Aune shook his head. ‘Where were you, Eikeland?’
‘Yeah,’ Øystein said. ‘So, I had a fare from Oslo to Trondheim, five hundred kilometres, and this guy was playing a cassette with a panpipe version of “Careless Whisper”, and in the middle of the Dovrefjell mountain range I snapped, ejected the tape, rolled down the window...’
Harry’s phone rang. He presumed it was Alexandra wondering if he was going to make it over for the lunar eclipse at 10.35 p.m., but he saw it was Sung-min. He hurriedly stepped out into the corridor.
‘Yeah, Sung-min?’
‘No. Say talk to me.’
‘Talk to me.’
‘I will. Because it doesn’t add up.’
‘What doesn’t add up?’
‘Kevin Selmer. He had an alibi.’
‘Oh?’
‘I was at the Custody Unit and it was right in front of me. Selmer’s ticket to Romeo and Juliet. If my brain was a little more efficient I’d have realised it there and then. That is to say, my brain tried to tell me, but I didn’t listen. Not until Mona Daa spelled it out for me on the phone.’
Sung-min paused.
‘On the date Susanne Andersen was reported missing, Kevin Selmer was at Romeo and Juliet at the National Theatre. I’ve traced the ticket, it was one of several sponsor tickets that were sent to Markus Røed, the same type as Helene used.’

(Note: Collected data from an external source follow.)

int pk_sum_partials(const float* partial, int nb, int K, int stride, float* out, float scale, int accumulate, void* stream);
int pk_bn_finalize(const float* stats_partial, int tiles, int C, int count, const float* gamma, const float* beta,
                   float* running_mean, float* running_var, int64_t* num_batches_tracked, float momentum, float eps,
                   float* scale, float* shift, float* save_mean, float* save_rstd, void* stream);
int pk_bn_act(const void* x, const float* scale, const float* shift, const void* residual, void* y, int64_t rows, int C,
              int relu, uint8_t* relu_mask, void* stream);
int pk_bn_train_fwd(const void* raw, const float* stats_partial, int tiles, int C, int64_t rows, const float* gamma, const float* beta,
                    float* running_mean, float* running_var, int64_t* num_batches_tracked, float momentum, float eps, const void* residual,
                    void* y, float* save_mean, float* save_rstd, float* scale, float* shift, int relu, uint8_t* relu_mask, void* stream);
int pk_bn_bwd_blocks(int64_t rows);
int pk_bn_bwd(const void* dy, const void* y_act, const void* raw, const float* save_mean, const float* save_rstd,
              const float* gamma, float* partial, float* sums, float* dgamma, float* dbeta, void* dx, void* dresidual,
              int64_t rows, int C, int relu, const uint8_t* relu_mask, void* stream);
int pk_relu_bwd(const void* dy, const void* y, void* dx, int64_t numel, void* stream);

int pk_conv1x1_bn_supported(int64_t rows, int Cin, int Cout);
int pk_conv1x1_stats_rows(int64_t rows);
int pk_conv1x1_bn_bwd_rows(int64_t rows);
int pk_conv1x1_stats(const void* x, const void* w, float* stats_partial, int64_t rows, int Cin, int Cout, void* stream);
int pk_conv1x1_bn_act(const void* x, const void* w, const float* scale, const float* shift, const void* residual, void* y, int relu,
                      uint8_t* relu_mask, int64_t rows, int Cin, int Cout, void* stream);
int pk_conv1x1_bn_bwd_reduce(const void* dy, const void* x, const void* w, const float* save_mean, const float* save_rstd, float* partial,
                             int64_t rows, int Cin, int Cout, int relu, const uint8_t* relu_mask, void* stream);
int pk_conv1x1_bn_bwd_apply(const void* dy, const void* x, const void* w, const float* save_mean, const float* save_rstd, const float* gamma,
                            const float* sums, float inv_count, void* draw, void* dresidual, int64_t rows, int Cin, int Cout, int relu,
                            const uint8_t* relu_mask, void* stream);
int pk_conv1x1_bn_bwd(const void* dy, const void* x, const void* w, const float* save_mean, const float* save_rstd, const float* gamma,
                      float* partial, float* sums, float* dgamma, float* dbeta, void* draw, void* dresidual, int64_t rows, int Cin, int Cout,
                      int relu, const uint8_t* relu_mask, void* stream);
int pk_layernorm_fwd(const void* x, const float* gamma, const float* beta, void* y, float* save_mean, float* save_rstd,
                     int64_t rows, int C, int C_real, float eps, void* stream);
int pk_ln_bwd_blocks(int64_t rows);
int pk_layernorm_bwd(const void* dy, const void* x, const float* save_mean, const float* save_rstd, const float* gamma,
                     const void* dresidual, void* dx, float* partial, float* dgamma, float* dbeta, int64_t rows, int C, int C_real,
                     void* stream);
int pk_ln_mlp_supported(int C);
int pk_ln_mlp_hidden_slice(int C);
int pk_ln_mlp_slab_floats(int C);
int pk_ln_mlp_dx_blocks(int M, int C);
int pk_ln_mlp_dw_blocks(int M, int C);
int pk_ln_mlp_fwd(const void* x, const float* gamma, const float* beta, const void* w1, const float* b1, const void* w2,
                  const float* b2, const float* row_scale, void* y, int M, int C, int rows_per_sample, float eps, void* stream);
int pk_ln_mlp_wide_supported(int C, int hidden, int M);
int pk_ln_mlp_wide_fwd(const void* x, const float* gamma, const float* beta, const void* w1, const float* b1, const void* w2,
                       const float* b2, const float* row_scale, void* y, int M, int C, int c_real, int hidden, int rows_per_sample,
                       float eps, void* stream);
int pk_ln_mlp_bwd_dx(const void* dy, const void* x, const float* gamma, const float* beta, const void* w1, const float* b1,
                     const void* w1_t, const void* w2_t, const float* row_scale, void* dx, float* ln_partial, int M, int C,
                     int rows_per_sample, float eps, void* stream);
int pk_ln_mlp_bwd_dw(const void* dy, const void* x, const float* gamma, const float* beta, const void* w1, const float* b1,
                     const void* w2_t, const float* row_scale, float* slabs, int M, int C, int rows_per_sample, float eps,
                     void* stream);
int pk_attn_block_wide_supported(int C, int heads, int n_windows);
int pk_attn_block_wide_fwd(const void* x, const int32_t* rowmap, const float* gamma, const float* beta, const float* rel_table,
                           const void* wqkv, const float* bqkv, const void* wproj, const float* bproj, const float* row_scale,
                           void* y, int n_windows, int windows_per_sample, int heads, int C, int c_real, float softmax_scale,
                           float eps, void* stream);
int pk_attn_block_supported(int C, int heads);
int pk_attn_block_fwd(const void* x, const int32_t* rowmap, const float* gamma, const float* beta, const float* rel_table,
                      const void* wqkv, const float* bqkv, const void* wproj, const float* bproj, const float* row_scale,
                      void* y, void* o_save, float* lse, int n_windows, int windows_per_sample, int heads, int C, float eps,
                      void* stream);
int pk_attn_block_blocks(int n_windows);
int pk_attn_block_bwd(const void* dy, const void* x, const int32_t* rowmap, const float* gamma, const float* beta,
                      const float* rel_table, const void* wqkv, const float* bqkv, const void* wqkv_t, const void* wproj_t,
                      const float* row_scale, const void* o_saved, const float* lse, void* dx, void* dqkv, void* u_out,
                      float* ln_partial, float* rpb_partial, int n_windows, int windows_per_sample, int heads, int C, float eps,
                      void* stream);
int pk_colsum_bf16(const void* g, const int32_t* rowmap, const float* row_scale, int rows_per_sample, float* partial,
                   float* out, int64_t rows, int N, void* stream);
int pk_fuse_sum(const void* const* inputs, const int* in_h, const int* in_w, int n_inputs, void* out, int B, int H, int W,
                int C, int relu, void* stream);
int pk_upsample_bilinear_bwd(const void* dy, void* dsrc, int B, int H, int W, int Hs, int Ws, int C, void* stream);
int pk_nchw_f32_to_nhwc_bf16(const float* x, const float* softplus_out, void* y, int B, int Cin, int H, int W, int Cpad,
                             void* stream);
int pk_reduce_many_cols(void);
int pk_reduce_many(const void* desc_table, const int* block_desc, const int* block_first, int n_blocks, void* stream);
int pk_pack_weights(void* flat_dst_bf16, const void* desc_table, const int32_t* block_desc, const int32_t* block_first,
                    int n_blocks, void* stream);
int pk_embed_boxes(float* twin_base, const void* desc_table, const int* block_desc, const int* block_first, int n_blocks,
                   int direction, void* stream);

‘Yeah. She told me she handed out a few of them at the party. Probably where Selmer got his. And I assumed that was where he found out when Helene would be going to the theatre too — her ticket was stuck to the fridge door.’
‘But it wasn’t him. Not if it was the same man who killed Susanne Andersen. Because the ticket office at the theatre contacted the people next to Selmer that night and they confirmed the man in the seat beside them fitted his description, they remembered because he sat there in his parka. And he didn’t disappear at the interval.’

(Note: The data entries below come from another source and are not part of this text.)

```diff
@@ -1062,30 +1206,6 @@
                                               0u, end_bit, st));
             af->timer.end(ti, st);
             const uint64_t keep = std::min<uint64_t>(C, (uint64_t)af->opt.max_anchor_fragments);
-            if (af->defer_host && !comm && keep > 0) {
-                af->pending = true;
-                af->pending_used = true;
-                af->p_keep = (int64_t)keep;
-                af->p_G = G;
-                af->p_key_bits = key_bits;
-                af->p_k = k;
-                af->p_R = R;
-                af->p_meta.assign(meta.begin(), meta.begin() + R);
-                af->p_by_rank.assign(ss->by_rank.begin(), ss->by_rank.begin() + R);
-                if (!af->d_by_rank_valid || af->d_by_rank_host != af->p_by_rank) {
-                    af->d_by_rank_valid = false;
-                    af->d_by_rank.ensure((size_t)std::max<int32_t>(R, 1));
-                    int32_t* hb = (int32_t*)af->pinned_dl.ensure((size_t)R / 2 + 2);
-                    memcpy(hb, af->p_by_rank.data(), (size_t)R * 4);
-                    NPGX_HIP(hipMemcpyAsync(af->d_by_rank.p, hb, (size_t)R * 4, hipMemcpyHostToDevice, st));
-                    af->d_by_rank_host = af->p_by_rank;
-                    af->d_by_rank_valid = true;
-                }
-                NPGX_HIP(stream_wait(st));
-                S.n_blocks = S.n_fragments = -1;
-                af->has_result = true;
-                return;
-            }
             keys.resize(keep);
             Hh.resize(G);
             af->pinned_dl.ensure((keep + G) * 8);
@@ -1206,6 +1326,15 @@
     af->pending_used = false;
 }
 
+static void af_found_pending(npgx_af* af) {
+    if (!af->found_pending) return;
+    NPGX_HIP(hipSetDevice(af->device));
+    af_found_total_enqueue(af, af->f_A, af->f_nchunks, af->f_windows, af->f_nH);
+    NPGX_HIP(stream_wait(af->stream));
+    af->stats.n_found_frags = (int64_t)af->h_pinned[6];
+    af->found_pending = false;
+}
+
 void af_set_defer(npgx_af* af, bool on) { af->defer_host = on; }
 
 bool af_device_keys(npgx_af* af, AfDevKeys* o) {
@@ -1284,6 +1413,7 @@
         NPGX_REQUIRE(af && out, NPGX_ERR_ARG, "null argument");
         const int64_t regroups = af->regroups;
         af_materialize(const_cast<npgx_af*>(af));
+        af_found_pending(const_cast<npgx_af*>(af));
         *out = af->stats;
         out->host_regroups = regroups;
     });
```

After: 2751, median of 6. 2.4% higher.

Harry was surprised. Mostly by the fact he wasn’t more surprised.
‘We’re back where we started,’ Harry said. ‘It’s the other guy, the Greenhorn.’
‘Sorry?’
‘The killer, it’s the amateur with the green coke. It’s him after all. Fuck, fuck!’
‘You sound... eh, sure.’
‘I am sure, but if I were you, I wouldn’t trust someone who’s been wrong as many times as me. I need to call Katrine. And Krohn.’
They hung up.
Katrine was in the process of putting Gert to bed when she took the call, so Harry quickly informed her of the development in the case. After that he called Krohn and explained the indications were that the case wasn’t solved after all. ‘Put Røed back under house arrest. I don’t know what this guy’s planning, but he’s had us fooled the whole way, so we’ll take every precaution.’

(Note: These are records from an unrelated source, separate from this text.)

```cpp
extern "C" int gvk_gemm_nt_bf16(const gvk_gemm_desc* d, void* stream) {
  using namespace gvk;
  GVK_REQUIRE(d != nullptr, "gvk_gemm_nt_bf16: null descriptor");
  GVK_REQUIRE(d->a && d->w && d->M > 0 && d->N > 0 && d->K > 0, "gvk_gemm_nt_bf16: null operand or empty shape");
  GVK_REQUIRE(d->K % 64 == 0, "gvk_gemm_nt_bf16: K=%d must be a multiple of 64", d->K);
  GVK_REQUIRE(d->N % 64 == 0, "gvk_gemm_nt_bf16: N=%d must be a multiple of 64", d->N);
  GVK_REQUIRE(d->lda >= d->K && d->ldw >= d->K && d->lda % 8 == 0 && d->ldw % 8 == 0,
              "gvk_gemm_nt_bf16: lda/ldw must be >= K and multiples of 8");
  GVK_REQUIRE(d->ldo % 8 == 0 && d->ldo >= d->N, "gvk_gemm_nt_bf16: ldo=%d must be >= N and a multiple of 8 (16-byte row pieces)", d->ldo);
  if (d->tile != 0) {
    const int bn = d->tile % 1000;
    GVK_REQUIRE(d->tile < 1000000 || d->K % 32 == 0, "gvk_gemm_nt_bf16: K not a multiple of 32");
    GVK_REQUIRE(bn > 0 && d->N % bn == 0, "gvk_gemm_nt_bf16: N=%d not a multiple of the tile's BN", d->N);
  }
  GemmArgs a{};
  a.A = (const bf16*)d->a; a.W = (const bf16*)d->w; a.out0 = d->out0; a.out1 = d->out1;
  a.bias = d->bias; a.res = d->res; a.aux = (const bf16*)d->aux; a.pos = d->pos;
  a.M = d->M; a.N = d->N; a.K = d->K; a.lda = d->lda; a.ldw = d->ldw; a.ldo = d->ldo;
  a.ldres = d->ldres; a.ldaux = d->ldaux; a.rows_in = d->rows_in; a.rows_out = d->rows_out; a.row_off = d->row_off;
  GVK_REQUIRE(d->drop_p >= 0.f && d->drop_p < 1.f && (d->drop_p == 0.f || d->seed_ptr != nullptr), "gvk_gemm_nt_bf16: drop_p in [0,1) and a seed word");
  a.seed = d->seed; a.seed_ptr = (const unsigned long long*)d->seed_ptr; a.drop_thresh = drop_threshold_u32(d->drop_p);
  a.inv_keep = d->drop_p > 0.f ? 1.f / (1.f - d->drop_p) : 1.f;
  GVK_REQUIRE(d->scale_cols == 0 || (d->epilogue == GVK_EPI_STORE_BF16 && d->scale_cols > 0 && d->scale_cols % 8 == 0 && d->scale_cols <= d->N),
              "gvk_gemm_nt_bf16: scale_cols=%d needs the STORE_BF16 epilogue, a multiple of 8 and <= N", d->scale_cols);
  a.scale_cols = d->scale_cols; a.col_scale = d->col_scale;
  GVK_REQUIRE(d->ln_mean == nullptr || (d->epilogue == GVK_EPI_STORE_BF16 && d->ln_rstd && d->ln_c1 && d->bias),
              "gvk_gemm_nt_bf16: the LayerNorm fold needs the STORE_BF16 epilogue, ln_rstd, ln_c1 and bias (= sum_c beta[c] W[n][c])");
  a.ln_mean = d->ln_mean; a.ln_rstd = d->ln_rstd; a.ln_c1 = d->ln_c1;
  GVK_REQUIRE(d->stat_part == nullptr || (d->epilogue == GVK_EPI_BIAS_RES_F32_BF16 && d->N % 128 == 0 && (d->tile == 0 || d->tile % 1000 == 128)),
              "gvk_gemm_nt_bf16: stat_part needs the BIAS_RES_F32_BF16 epilogue on 128-column tiles (64-column groups)");
  a.stat_part = d->stat_part; a.stat_pivot = d->stat_pivot;
  GVK_REQUIRE((d->m_panels == 0 && d->m_stride == 0) || (d->m_panels > 0 && d->m_stride > 0 && d->epilogue != GVK_EPI_PATCH_F32),
              "gvk_gemm_nt_bf16: m_panels=%d / m_stride=%d: both positive (or both 0), not with the PATCH epilogue", d->m_panels, d->m_stride);
  a.m_stride = d->m_stride; a.nbm = d->m_panels;
  GVK_REQUIRE(d->splitk_ws == nullptr || ((d->m_panels > 0 || d->tile == 2128128) && ((uintptr_t)d->splitk_ws & 255) == 0),
              "gvk_gemm_nt_bf16: splitk_ws goes with strided row panels or tile 2128128 (256-byte aligned)");
  GVK_REQUIRE(d->ksplit >= 0 && d->ksplit <= 8 && (d->ksplit == 0 || d->splitk_ws != nullptr), "gvk_gemm_nt_bf16: ksplit=%d: 0 (auto) .. 8, with splitk_ws", d->ksplit);
// ... 39 lines not shown
```

### gaviko_amd/csrc/gemm_epilogue.hpp

```cpp
#pragma once
#include "common.hpp"
#include "dropout.hpp"
#include "../../include/gaviko_hip.h"

namespace gvk {

struct GemmArgs {
  const bf16* A;
  const bf16* W;
  void* out0;
  void* out1;
  const float* bias;
  const float* res;
  const bf16* aux;
  const float* pos;
  int M, N, K, lda, ldw, ldo, ldres, ldaux;
  int rows_in, rows_out, row_off;
  int nbm, nbn;
  int group_m;
  int xcd_panels;
  int a_rows;
  int m_stride;
  int ksplit, kt_per;
  float* sk_part;
  int* sk_tick;
  size_t sk_bytes;
  unsigned long long seed; const unsigned long long* seed_ptr; unsigned int drop_thresh; float inv_keep;
  int scale_cols; float col_scale;
  const float* ln_mean; const float* ln_rstd; const float* ln_c1;
  float* stat_part;
  const float* stat_pivot;
  int aux_grad;
};

__device__ __forceinline__ int swz_a128(int row) { return (row >> 1) & 7; }
__device__ __forceinline__ int swz_w(int row) { return ((row >> 1) & 1) | (((row >> 3) & 3) << 1); }

template <int EPI, bool DROP, int MT, int NT>
__device__ __forceinline__ void gemm_epilogue(const GemmArgs& p, f32x4 (&acc)[MT][NT], const int mbase, const int nbase, const int l15, const int lq) {
  static_assert(NT % 2 == 0, "tile pairs");
  constexpr int NP = NT / 2;
  constexpr bool kRes = EPI == GVK_EPI_BIAS_RES_F32 || EPI == GVK_EPI_BIAS_RES_F32_BF16;
  constexpr bool kAux = EPI == GVK_EPI_GELU_BWD_BF16 || EPI == GVK_EPI_RELU_BWD_BF16;
  constexpr bool kPos = EPI == GVK_EPI_PATCH_F32;
  constexpr bool kFold = EPI == GVK_EPI_STORE_BF16;
  constexpr bool kStat = EPI == GVK_EPI_BIAS_RES_F32_BF16;
  f32x4 bv[NP][2];
  [[maybe_unused]] f32x4 c1v[NP][2];
#pragma unroll
  for (int jp = 0; jp < NP; ++jp) {
    bv[jp][0] = bv[jp][1] = f32x4{0.f, 0.f, 0.f, 0.f};
    const int n = nbase + 32 * jp + 8 * lq;
    if (p.bias != nullptr) {
      bv[jp][0] = *(const f32x4*)(p.bias + n);
      bv[jp][1] = *(const f32x4*)(p.bias + n + 4);
    }
    if constexpr (kFold) {
      c1v[jp][0] = c1v[jp][1] = f32x4{0.f, 0.f, 0.f, 0.f};
      if (p.ln_mean != nullptr) {
        c1v[jp][0] = *(const f32x4*)(p.ln_c1 + n);
        c1v[jp][1] = *(const f32x4*)(p.ln_c1 + n + 4);
      }
    }
  }
  struct Side { f32x4 r0[NP], r1[NP]; bf16x8 a8[NP]; float mu, rs, pv; };
  auto fetch = [&](const int i, Side& sd) {
    const int m = mbase + i * 16 + l15;
    if (m >= p.M) return;
    if constexpr (kFold) {
      if (p.ln_mean != nullptr) { sd.mu = p.ln_mean[m]; sd.rs = p.ln_rstd[m]; }
    }
    if constexpr (kStat) sd.pv = p.stat_pivot != nullptr ? p.stat_pivot[m] : 0.f;
#pragma unroll
    for (int jp = 0; jp < NP; ++jp) {
      const int n = nbase + 32 * jp + 8 * lq;
      if constexpr (kRes) {
        const float* rp = p.res + (size_t)m * p.ldres + n;
        sd.r0[jp] = *(const f32x4*)rp;
        sd.r1[jp] = *(const f32x4*)(rp + 4);
      } else if constexpr (kPos) {
        const float* pp = p.pos + (size_t)(m % p.rows_in) * p.N + n;
        sd.r0[jp] = *(const f32x4*)pp;
        sd.r1[jp] = *(const f32x4*)(pp + 4);
      } else if constexpr (kAux) {
        sd.a8[jp] = *(const bf16x8*)(p.aux + (size_t)m * p.ldaux + n);
      }
    }
  };
  Side cur, nxt;
  fetch(0, cur);
#pragma unroll
  for (int i = 0; i < MT; ++i) {
    if (i + 1 < MT) fetch(i + 1, nxt);
    const int m = mbase + i * 16 + l15;
    [[maybe_unused]] float ps1 = 0.f, ps2 = 0.f;
    if (m < p.M) {
      size_t orow = (size_t)m;
      if constexpr (kPos) {
        const int s = m / p.rows_in;
        orow = (size_t)s * p.rows_out + p.row_off + (m - s * p.rows_in);
      }
#pragma unroll
      for (int jp = 0; jp < NP; ++jp) {
        const int n = nbase + 32 * jp + 8 * lq;
        float v[8];
#pragma unroll
        for (int e = 0; e < 4; ++e) { v[e] = acc[i][2 * jp][e] + bv[jp][0][e]; v[4 + e] = acc[i][2 * jp + 1][e] + bv[jp][1][e]; }
        if constexpr (kFold) {
          if (p.ln_mean != nullptr) {
#pragma unroll
            for (int e = 0; e < 4; ++e) {
              v[e] = __builtin_fmaf(__builtin_fmaf(-cur.mu, c1v[jp][0][e], acc[i][2 * jp][e]), cur.rs, bv[jp][0][e]);
              v[4 + e] = __builtin_fmaf(__builtin_fmaf(-cur.mu, c1v[jp][1][e], acc[i][2 * jp + 1][e]), cur.rs, bv[jp][1][e]);
            }
          }
        }
        auto store_f32 = [&](float* dst) {
          *(f32x4*)dst = f32x4{v[0], v[1], v[2], v[3]};
          *(f32x4*)(dst + 4) = f32x4{v[4], v[5], v[6], v[7]};
        };
        auto store_bf16 = [&](bf16* dst) {
          bf16x8 o;
#pragma unroll
          for (int e = 0; e < 8; ++e) o[e] = (bf16)v[e];
          *(bf16x8*)dst = o;
        };
        [[maybe_unused]] auto drop8 = [&]() {
          const unsigned long long sd = p.seed + *p.seed_ptr;
#pragma unroll
          for (int e = 0; e < 8; ++e) v[e] *= drop_scale(sd, (unsigned long long)m * p.N + n + e, p.drop_thresh, p.inv_keep);
        };
        if constexpr (EPI == GVK_EPI_STORE_BF16) {
          if (n < p.scale_cols) {
#pragma unroll
            for (int e = 0; e < 8; ++e) v[e] *= p.col_scale;
          }
          store_bf16((bf16*)p.out0 + (size_t)m * p.ldo + n);
        } else if constexpr (kRes) {
          if constexpr (DROP) drop8();
#pragma unroll
          for (int e = 0; e < 4; ++e) { v[e] += cur.r0[jp][e]; v[4 + e] += cur.r1[jp][e]; }
          store_f32((float*)p.out0 + (size_t)m * p.ldo + n);
          if constexpr (EPI == GVK_EPI_BIAS_RES_F32_BF16) {
            store_bf16((bf16*)p.out1 + (size_t)m * p.ldo + n);
#pragma unroll
            for (int e = 0; e < 8; ++e) { const float dv = v[e] - cur.pv; ps1 += dv; ps2 = __builtin_fmaf(dv, dv, ps2); }
          }
        } else if constexpr (EPI == GVK_EPI_BIAS_GELU_BF16) {
          if (p.aux_grad != 0) {
            bf16x8 g8;
#pragma unroll
            for (int e = 0; e < 8; ++e) {
              float y, dy;
              gelu_fast_both(v[e], y, dy);
              v[e] = y;
              g8[e] = (bf16)dy;
            }
            *(bf16x8*)((bf16*)p.out0 + (size_t)m * p.ldo + n) = g8;
          } else {
            if (p.out0 != nullptr) store_bf16((bf16*)p.out0 + (size_t)m * p.ldo + n);
#pragma unroll
            for (int e = 0; e < 8; ++e) v[e] = gelu_fast(v[e]);
          }
          if constexpr (DROP) drop8();
          store_bf16((bf16*)p.out1 + (size_t)m * p.ldo + n);
        } else if constexpr (kPos) {
#pragma unroll
          for (int e = 0; e < 4; ++e) { v[e] += cur.r0[jp][e]; v[4 + e] += cur.r1[jp][e]; }
          store_f32((float*)p.out0 + orow * p.ldo + n);
          if (p.out1 != nullptr) store_f32((float*)p.out1 + (size_t)m * p.ldo + n);
        } else if constexpr (EPI == GVK_EPI_GELU_BWD_BF16) {
          if constexpr (DROP) drop8();
#pragma unroll
          for (int e = 0; e < 8; ++e) v[e] *= p.aux_grad != 0 ? (float)cur.a8[jp][e] : gelu_fast_grad((float)cur.a8[jp][e]);
          store_bf16((bf16*)p.out0 + (size_t)m * p.ldo + n);
        } else if constexpr (EPI == GVK_EPI_STORE_F32) {
          store_f32((float*)p.out0 + (size_t)m * p.ldo + n);
        } else if constexpr (EPI == GVK_EPI_BIAS_RELU_BF16) {
#pragma unroll
          for (int e = 0; e < 8; ++e) v[e] = fmaxf(v[e], 0.f);
          store_bf16((bf16*)p.out0 + (size_t)m * p.ldo + n);
        } else if constexpr (EPI == GVK_EPI_RELU_BWD_BF16) {
#pragma unroll
          for (int e = 0; e < 8; ++e) v[e] = (float)cur.a8[jp][e] > 0.f ? v[e] : 0.f;
          store_bf16((bf16*)p.out0 + (size_t)m * p.ldo + n);
        }
      }
    }
    if constexpr (kStat) {
      if (p.stat_part != nullptr) {
        ps1 += __shfl_xor(ps1, 16, 64); ps2 += __shfl_xor(ps2, 16, 64);
        ps1 += __shfl_xor(ps1, 32, 64); ps2 += __shfl_xor(ps2, 32, 64);
        if (lq == 0 && m < p.M) *(f32x2*)(p.stat_part + ((size_t)(nbase / (16 * NT)) * p.M + m) * 2) = f32x2{ps1, ps2};
      }
    }
    cur = nxt;
  }
}
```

‘I’ll call the Guardian company,’ Krohn said. ‘Thanks.’
44
Friday
Interview
Prim checked the time.
One minute to six.
He had taken a seat at one of the window tables at Weiss. From where he was sitting, he had a view of the two freshly pulled half-litre beers in front of him, the Munch Museum in the light of the low sun outside, and the building where he had gatecrashed the terrace party.
A half-minute to six.
He let his eyes drift around. The customers looked so happy. They were standing in groups, smiling, chatting, laughing and patting each other on the shoulders. Friends. It looked nice. It was nice to have someone. To have Her. Then they would drink beer, and Her friends would be his.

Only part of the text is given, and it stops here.